We found that most cases with rifampicin resistant strains were also MDR, which differs from what has been described in other countries of the region such as Somalia8 and Egypt1 where rifampicin resistance was significantly higher than MDR-TB. The almost complete overlap between rifampicin resistance and MDR-TB in Djibouti could be explained by the extensive use of fixed dose combination of rifampicin and isoniazid in the treatment of TB in the country15. Among MDR-TB cases, the high frequency (>60%) of mutations associated with pyrazinamide resistance in the pncA gene is similar to findings observed recently in other settings16,17. These data highlight the importance of determining the pyrazinamide susceptibility profile in patients affected by MDR-TB to avoid the use of an ineffective agent in a second-line regimen. In contrast, the very high prevalence of resistance to second-line injectable agents in patients with MDR-TB is an unexpected result, given the controlled use of these medicines by the national TB Control Programme and their unavailability on the market. Conversely, resistance to fluoroquinolones was not detected in patients with rifampicin-resistant TB nor in those with rifampicin-susceptible TB. This finding is rather unexpected as well, given that resistance to fluoroquinolones has been documented repeatedly and regularly in the country (e.g. 7 XDR-TB cases were reported in Djibouti in 2015). Importantly, WGS-based typing analysis showed that all except one of the TB isolates resistant to second-line injectables and to capreomycin belonged to two distinct clusters suggesting that resistance to this class of drugs is due to transmission rather than acquisition during treatment. Similarly, the MDR-TB strains were more frequently clustered (64% belonged to clusters) as opposed to the rifampicin-susceptible ones (18% belonged to clusters). Altogether, these findings represent additional evidence that most of the burden of drug-resistant TB is now the result of transmission rather than acquisition of resistance18, with up to 95.9% of MDR-TB in new TB cases and 61.3% in previously treated cases being due to transmission19.

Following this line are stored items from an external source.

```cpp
__global__ __launch_bounds__(TPBC, 8 / NWC) void k_color16(ColorArgs a) {
    __shared__ __attribute__((aligned(16))) char lds[COL16_LDS];
    const int lane = threadIdx.x & 63;
    const int g = lane >> 4, r = lane & 15;
    const int w = __builtin_amdgcn_readfirstlane(threadIdx.x >> 6);
    const int nwork = a.counters[1];
    const int end = min(nwork, a.item0 + a.n_items);
    const WBlob wb = make_blob(a.blob, BLOB_BYTES_ALL);
    {
        const float *src = (const float *)((const char *)a.blob + OFF16_F32);
        float *dst = (float *)(lds + YC_OFF);
        for (int i = threadIdx.x; i < N_Y32; i += TPBC) dst[i] = src[i];
    }
    __syncthreads();
    int slot = 0;
    dma_chunk<NetColor16, 0, NWC>(wb, lds, w, lane, 0);
    f32x4 fr[16];
    float vd[3];
    int sn = 0, rn = 0;
    auto load_q = [&](auto qc, int item) {
        constexpr int Q = decltype(qc)::value;
        const bool ok = item < end;
        const f32x4 *row = (const f32x4 *)(a.fs + (int64_t)(ok ? item - a.item0 : 0) * HID + 8 * g) + 16 * Q;
        f32x4 t0, t1, t2, t3;
        asm volatile("global_load_dwordx4 %0, %1, off" : "=v"(t0) : "v"(row));
        asm volatile("global_load_dwordx4 %0, %1, off offset:16" : "=v"(t1) : "v"(row));
        asm volatile("global_load_dwordx4 %0, %1, off offset:128" : "=v"(t2) : "v"(row));
        asm volatile("global_load_dwordx4 %0, %1, off offset:144" : "=v"(t3) : "v"(row));
        fr[4 * Q] = t0;
        fr[4 * Q + 1] = t1;
        fr[4 * Q + 2] = t2;
        fr[4 * Q + 3] = t3;
    };
    auto load_sid = [&](int item) { sn = item < end ? a.work[item] : 0; };
    auto load_ray = [&]() { rn = a.samp_ray[sn]; };
    auto load_dir = [&]() {
#pragma unroll
        for (int c = 0; c < 3; ++c) vd[c] = a.raydir[(int64_t)rn * 3 + c];
    };
    {
        const int item = a.item0 + blockIdx.x * (16 * NWC) + w * 16 + r;
        load_sid(item);
        load_q(std::integral_constant<int, 0>{}, item);
        load_q(std::integral_constant<int, 1>{}, item);
        load_q(std::integral_constant<int, 2>{}, item);
        asm volatile("s_waitcnt vmcnt(0)" ::: "memory");
    }
    load_ray();
    for (int base = a.item0 + blockIdx.x * (16 * NWC); base < end; base += gridDim.x * (16 * NWC)) {
        int lz = 0;
        asm volatile("" : "+s"(lz));
        char *ldsi = lds + lz;
        const float *Yl = (const float *)(ldsi + YC_OFF);
        const int item = base + w * 16 + r;
        const bool sval = item < end;
        const int s = sn;
        auto bias = [&](f32x4 (&ac)[8], int yb) {
#pragma unroll
            for (int t = 0; t < 8; ++t) ac[t] = *(const f32x4 *)(Yl + yb + 16 * t + 4 * g);
        };
        auto chain = [&](const f32x4 (&ac)[8], float inv, auto kc) {
            constexpr int S = decltype(kc)::value;
            float v[8];
#pragma unroll
            for (int j = 0; j < 8; ++j) v[j] = ac[2 * S + (j >> 2)][j & 3];
            return lrelu_split8(v, inv);
        };
        f32x4 c0[8], c1[8];
        bias(c0, Y_CB0);
        run_layer16<NetColor16, 0>(wb, ldsi, slot, w, lane, lz, c0, [&](auto k) {
            constexpr int K = decltype(k)::value;
            float v[8];
            if constexpr (K < 8) {
                f32x4 u0 = fr[2 * K], u1 = fr[2 * K + 1];
                asm volatile("" : "+v"(u0), "+v"(u1));
                v[0] = u0[0]; v[1] = u0[1]; v[2] = u0[2]; v[3] = u0[3];
                v[4] = u1[0]; v[5] = u1[1]; v[6] = u1[2]; v[7] = u1[3];
            } else {
                const float x = g == 0 ? vd[0] : g == 1 ? vd[1] : vd[2];
                float y[4];
#pragma unroll
                for (int f = 0; f < 4; ++f) y[f] = x * (float)(1 << f);
                const float m = fmaxf(fmaxf(__builtin_fabsf(y[0]), __builtin_fabsf(y[1])),
                                      fmaxf(__builtin_fabsf(y[2]), __builtin_fabsf(y[3])));
                if (__builtin_expect(__ballot(!(m < 1048576.f)) != 0, 0)) {
#pragma unroll
                    for (int f = 0; f < 4; ++f) sincosf(y[f], &v[2 * f], &v[2 * f + 1]);
                } else {
#pragma unroll
                    for (int f = 0; f < 4; ++f) sincos_acc_fast(y[f], v[2 * f], v[2 * f + 1]);
                }
            }
            return split8(v);
        }, [&](auto c) {
            constexpr int C = decltype(c)::value;
            if constexpr (C == 0) {
                load_q(std::integral_constant<int, 3>{}, item);
                load_dir();
            }
            if constexpr (C == 1) load_q(std::integral_constant<int, 0>{}, item + gridDim.x * (16 * NWC));
        });
        bias(c1, Y_CB1);
        const float inv4 = Yl[Y_INV + 4], inv5 = Yl[Y_INV + 5], inv6 = Yl[Y_INV + 6];
        run_layer16<NetColor16, 1>(wb, ldsi, slot, w, lane, lz, c1, [&](auto k) { return chain(c0, inv4, k); },
                                   [&](auto c) {
                                       if constexpr (decltype(c)::value == 0) {
                                           load_q(std::integral_constant<int, 1>{}, item + gridDim.x * (16 * NWC));
                                           load_sid(item + gridDim.x * (16 * NWC));
                                       }
                                   });
        bias(c0, Y_CB2);
        run_layer16<NetColor16, 2>(wb, ldsi, slot, w, lane, lz, c0, [&](auto k) { return chain(c1, inv5, k); },
                                   [&](auto c) {
                                       if constexpr (decltype(c)::value == 0) {
                                           load_q(std::integral_constant<int, 2>{}, item + gridDim.x * (16 * NWC));
                                           load_ray();
                                       }
                                   });
        float o[3] = {0.f, 0.f, 0.f};
#pragma unroll
        for (int t = 0; t < 8; ++t) {
            f32x4 wc[3];
#pragma unroll
            for (int c = 0; c < 3; ++c) wc[c] = *(const f32x4 *)(Yl + Y_CW3 + 128 * c + 16 * t + 4 * g);
#pragma unroll
            for (int i = 0; i < 4; ++i) {
                const float y = c0[t][i] * inv6;
                const float hv = lrelu_x3(y);
#pragma unroll
                for (int c = 0; c < 3; ++c) o[c] = __builtin_fmaf(wc[c][i], hv, o[c]);
            }
        }
        bool fin = true;
#pragma unroll
        for (int c = 0; c < 3; ++c) {
            float x = o[c] + __shfl_xor(o[c], 16);
            x += __shfl_xor(x, 32);
// ... 248 lines not shown
```

Before: 27.49 million rays/s.
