constexpr int kTileC64 = kWsBit | 16;
bool is_c64_shape(const ConvArgs& a) {
    return a.ks == 3 && a.stride == 1 && a.pad == 1 && a.Cin == 64 && a.Cout == 64 && a.H == 56 && a.W == 56 && a.res == nullptr &&
           a.x_cstride == 64 && a.y_cstride == 64 && a.Ktot == 576;
}
template <int ET>
Launch launch_conv3x3_c64(const ConvArgs& a, hipStream_t s) {
    if (!is_c64_shape(a)) return Launch::refused();
    constexpr size_t lds = 9 * 64 * 128 + 2 * 352 * 128;
    return launch_persistent(conv3x3_c64_kernel<ET>, a.N * 14, 512, lds, s, a);
}

constexpr int kTileXres = kWsBit | 17;
bool is_xres_shape(const ConvArgs& a) {
    if (!(a.ks == 3 && a.stride == 1 && a.pad == 1 && a.Cin == a.Cout && a.H == a.W && a.res == nullptr && a.x2 == nullptr &&
          a.x_cstride == a.Cin && a.y_cstride == a.Cout && a.Ktot == 9 * a.Cin && a.et != 2)) return false;
    return (a.H == 14 && a.Cin == 256) || (a.H == 7 && a.Cin == 512) || (a.H == 28 && a.Cin == 128);
}
template <int ET, int NI, int TR, int IW, int IH>
Launch launch_conv3x3_xres_t(ConvArgs a, hipStream_t s) {
    constexpr int BC = 128, NST = 3;
    constexpr int PW = IW == 28 ? 32 : 16;
    constexpr int PPT = IW == 7 ? 17 * 16 : NI * (TR + 2) * PW, XBUF = (PPT + 31) / 32 * 32 * 128;
    constexpr size_t lds = 2 * (size_t)XBUF + NST * (size_t)BC * 128;
    static_assert(lds <= 163840, "LDS budget");
    a.n_ctiles = a.Cout / BC;
    a.n_blocks = ((a.N + NI - 1) / NI) * (IH / TR) * a.n_ctiles;
    return launch_persistent(conv3x3_xres_kernel<ET, NI, TR, IW, IH>, a.n_blocks, 768, lds, s, a);
}
template <int ET>
Launch launch_conv3x3_xres(const ConvArgs& a, hipStream_t s) {
    if (!is_xres_shape(a)) return Launch::refused();
    if (a.H == 14) return launch_conv3x3_xres_t<ET, 1, 14, 14, 14>(a, s);
    if (a.H == 28) return launch_conv3x3_xres_t<ET, 1, 7, 28, 28>(a, s);
    return launch_conv3x3_xres_t<ET, 4, 7, 7, 7>(a, s);
}

constexpr int kTileS2 = kWsBit | 18;
bool is_s2_shape(const ConvArgs& a) {
    if (!(a.ks == 3 && a.stride == 2 && a.pad == 1 && a.Cin == a.Cout && a.H == a.W && a.res == nullptr && a.x2 == nullptr &&
          a.x_cstride == a.Cin && a.y_cstride == a.Cout && a.Ktot == 9 * a.Cin && a.et != 2)) return false;
    return (a.H == 56 && a.Cin == 128) || (a.H == 28 && a.Cin == 256) || (a.H == 14 && a.Cin == 512);
}
template <int ET, int TR, int OW, int OH>
Launch launch_conv3x3_s2_t(ConvArgs a, hipStream_t s) {
    constexpr size_t lds = 3 * 32768 + 3 * 128 * 128;
    a.n_ctiles = a.Cout / 128;
    a.n_blocks = (OW == 7 ? (a.N + 3) / 4 : a.N * (OH / TR)) * a.n_ctiles;
    return launch_persistent(conv3x3_s2_kernel<ET, 128, TR, OW, OH>, a.n_blocks, 768, lds, s, a);
}
template <int ET>
Launch launch_conv3x3_s2(const ConvArgs& a, hipStream_t s) {
    if (!is_s2_shape(a)) return Launch::refused();
    if (a.H == 56) return launch_conv3x3_s2_t<ET, 7, 28, 28>(a, s);
    if (a.H == 14) return launch_conv3x3_s2_t<ET, 7, 7, 7>(a, s);
    return launch_conv3x3_s2_t<ET, 14, 14, 14>(a, s);
}

constexpr int kTileG8 = kWsBit | 19;
constexpr int kTileG8N7 = kWsBit | 20;
bool is_g8_shape(const ConvArgs& a) {
    return a.ks == 1 && a.pad == 0 && a.Cout % 256 == 0 && a.et != 2 && a.x_wrap >= (1 << 30) && a.q_inv == 0.f &&
           a.y_cstride == a.Cout && a.nk >= 1 && (a.x2 ? (a.stride == 1 && a.cc1 >= 1 && a.cc1 < a.nk) : a.x_cstride == a.Cin);
}
template <int ET, int NR, bool DUAL>
Launch launch_gemm8p_t(ConvArgs a, hipStream_t s) {
    constexpr int BP = 32 * NR;
    constexpr size_t lds = 2 * 4 * 16384;
    a.n_ctiles = a.Cout / 256;
    a.n_blocks = a.n_ctiles * ((a.M + BP - 1) / BP);
    a.div_ctiles = make_fast_div((unsigned)a.n_ctiles);
    return launch_persistent(gemm8p_kernel<ET, NR, DUAL>, a.n_blocks, 512, lds, s, a);
}
template <int ET>
Launch launch_gemm8p(const ConvArgs& a, int tile, hipStream_t s) {
    if (!is_g8_shape(a)) return Launch::refused();
    if (a.x2) return tile == kTileG8N7 ? launch_gemm8p_t<ET, 7, true>(a, s) : launch_gemm8p_t<ET, 8, true>(a, s);
    return tile == kTileG8N7 ? launch_gemm8p_t<ET, 7, false>(a, s) : launch_gemm8p_t<ET, 8, false>(a, s);
}

long long tiles_of(const ConvArgs& a, int tile) {
    int bc = 0, bp = 0;
    if (tile & kWsBit) {
        switch (tile & (kPersistBit - 1)) {
            case 1: bc = 128; bp = 128; break;  case 3: bc = 256; bp = 128; break;  case 4: case 8: bc = 128; bp = 224; break;
            case 9: bc = 64; bp = 224; break;   case 10: bc = 128; bp = 208; break;   case 19: bc = 256; bp = 256; break;   case 20: bc = 256; bp = 224; break;
            default: return 0;
        }
    } else {
        switch (tile & (kPersistBit - 1)) {
            case 1: case 8: bc = 128; bp = 128; break;  case 2: bc = 64; bp = 128; break;   case 3: bc = 64; bp = 256; break;
            case 5: bc = 128; bp = 64; break;           case 6: bc = 256; bp = 128; break;  case 7: bc = 128; bp = 256; break;
            case 9: case 10: bc = 256; bp = 256; break; case 11: bc = 256; bp = 208; break; case 12: bc = 256; bp = 224; break;
            default: return 0;
        }
    }
    if (a.Cout % bc) return 0;
    return (long long)(a.Cout / bc) * ((a.M + bp - 1) / bp);
}
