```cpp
template <int XENC>
__global__ __launch_bounds__(256, 2) void k_k3s_wgrad(const K3wParams p) {
    HIP_DYNAMIC_SHARED(float, smem)
    const int tid = threadIdx.x, lane = tid & 63, wave = tid >> 6, j = lane & 15, kg = lane >> 4;
    unsigned char* gsm = reinterpret_cast<unsigned char*>(smem) + wave * (32 * K3_RSA + p.XB);
    unsigned char* xsm = gsm + 32 * K3_RSA;
    uint32_t b = blockIdx.x;
// ... 768 lines not shown
    p.wn = (float)((1ll << wq->bits) - 1);
    mn_set_last_kernel(wide ? "k_k3s_fwd<2>" : "k_k3s_fwd<1>");
    { const double nx = (double)g->N * g->C * g->H * g->W, ny = (double)g->N * g->O * g->H * g->W; mn_prof_bytes(nx + (wide ? 4.0 : 2.0) * ny); }
    mn_prof_begin(s);
    if (wide) {
        raise_lds_limit((const void*)k_k3s_fwd<2>, pl.lds);
        hipLaunchKernelGGL(k_k3s_fwd<2>, dim3(pl.grid), dim3(256), pl.lds, s, p);
    } else {
        raise_lds_limit((const void*)k_k3s_fwd<1>, pl.lds);
        hipLaunchKernelGGL(k_k3s_fwd<1>, dim3(pl.grid), dim3(256), pl.lds, s, p);
    }
    mn_prof_end(s);
    MN_CHECK_LAUNCH("mn_qconv_bnq_fwd_stash(3x3)");
    return MN_OK;
}
```

### micronet_amd/ops.py

```python
import ctypes as C
import threading
import weakref

import torch
from torch.autograd import Function

from . import _lib
from ._lib import ActQ, ConvGeom, MicronetHipError, WQ
from .sign_tensor import LazyBNAct, LazyBNGrad, LazyConvOut, LazyPoolGrad, LazyQConvOut, LazyReluConvOut, LazyReluGrad, QActTensor, QGrad, SignTensor

ACTQ_NONE, ACTQ_DOREFA, ACTQ_IAO, ACTQ_SIGN8, ACTQ_CODE8 = _lib.MN_ACTQ_NONE, _lib.MN_ACTQ_DOREFA, _lib.MN_ACTQ_IAO, _lib.MN_ACTQ_SIGN8, _lib.MN_ACTQ_CODE8
WQ_REAL, WQ_TERNARY, WQ_DOREFA, WQ_IAO = _lib.MN_WQ_REAL, _lib.MN_WQ_TERNARY, _lib.MN_WQ_DOREFA, _lib.MN_WQ_IAO

PROFILER = None


class _Span:
    __slots__ = ("tok",)

    def __init__(self, tok):
        self.tok = tok

    def __enter__(self):
        return self
# ... 1765 lines not shown


def _out_hw(g):
    return ((g.H + 2 * g.pad_h - g.dil_h * (g.KH - 1) - 1) // g.stride_h + 1,
            (g.W + 2 * g.pad_w - g.dil_w * (g.KW - 1) - 1) // g.stride_w + 1)


def _ws(g, which, device):
    nb = int(_lib_().mn_conv2d_ws_bytes(C.byref(g), which, _lib.MN_ALGO_AUTO))
    if nb < 0:
        raise MicronetHipError("invalid convolution geometry")
    return torch.empty(max(nb // 4, 4), dtype=torch.float32, device=device), nb


FUSE_PW_BWD = _os0.environ.get("MN_PWB", "1") != "0"


def _wq_desc(wdesc):
    if wdesc is None:
        return None
    mode, bits, q_type, per_channel, scale = wdesc
    return WQ(mode, bits, q_type, per_channel, scale.data_ptr() if scale is not None else None)
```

Transmission of resistance appears to be involved also in the association of MDR-TB with older age (≥55 years) (OR 3.7). Notably, 6 isolates representing 60% of MDR-TB patients aged ≥55 years were new TB cases and, among those, 83% were found to be clustered into 5 different groups based on whole genome sequencing analysis (Fig. 1). These results thus suggest that transmission, rather than reactivation of previously treated disease, is the driving factor.

In addition, the risk factor analysis showed a strong positive association between MDR-TB and diabetes (OR 9.9). While a growing amount of data from observational studies suggest an association between diabetes mellitus and TB treatment failure, relapse and re-infection20,21, its role as risk factor for development or acquisition of MDR-TB remains controversial22,23. The altered metabolism of rifampicin in TB patients with diabetes mellitus24 may partly explain our finding. Further investigations would be required to better characterize these MDR-TB patients in terms of treatment modality, glycemic control and kidney function. Finally, we found a strong association between MDR-TB and previous history of TB treatment (OR 11.6), which is a common finding in such surveys8,25.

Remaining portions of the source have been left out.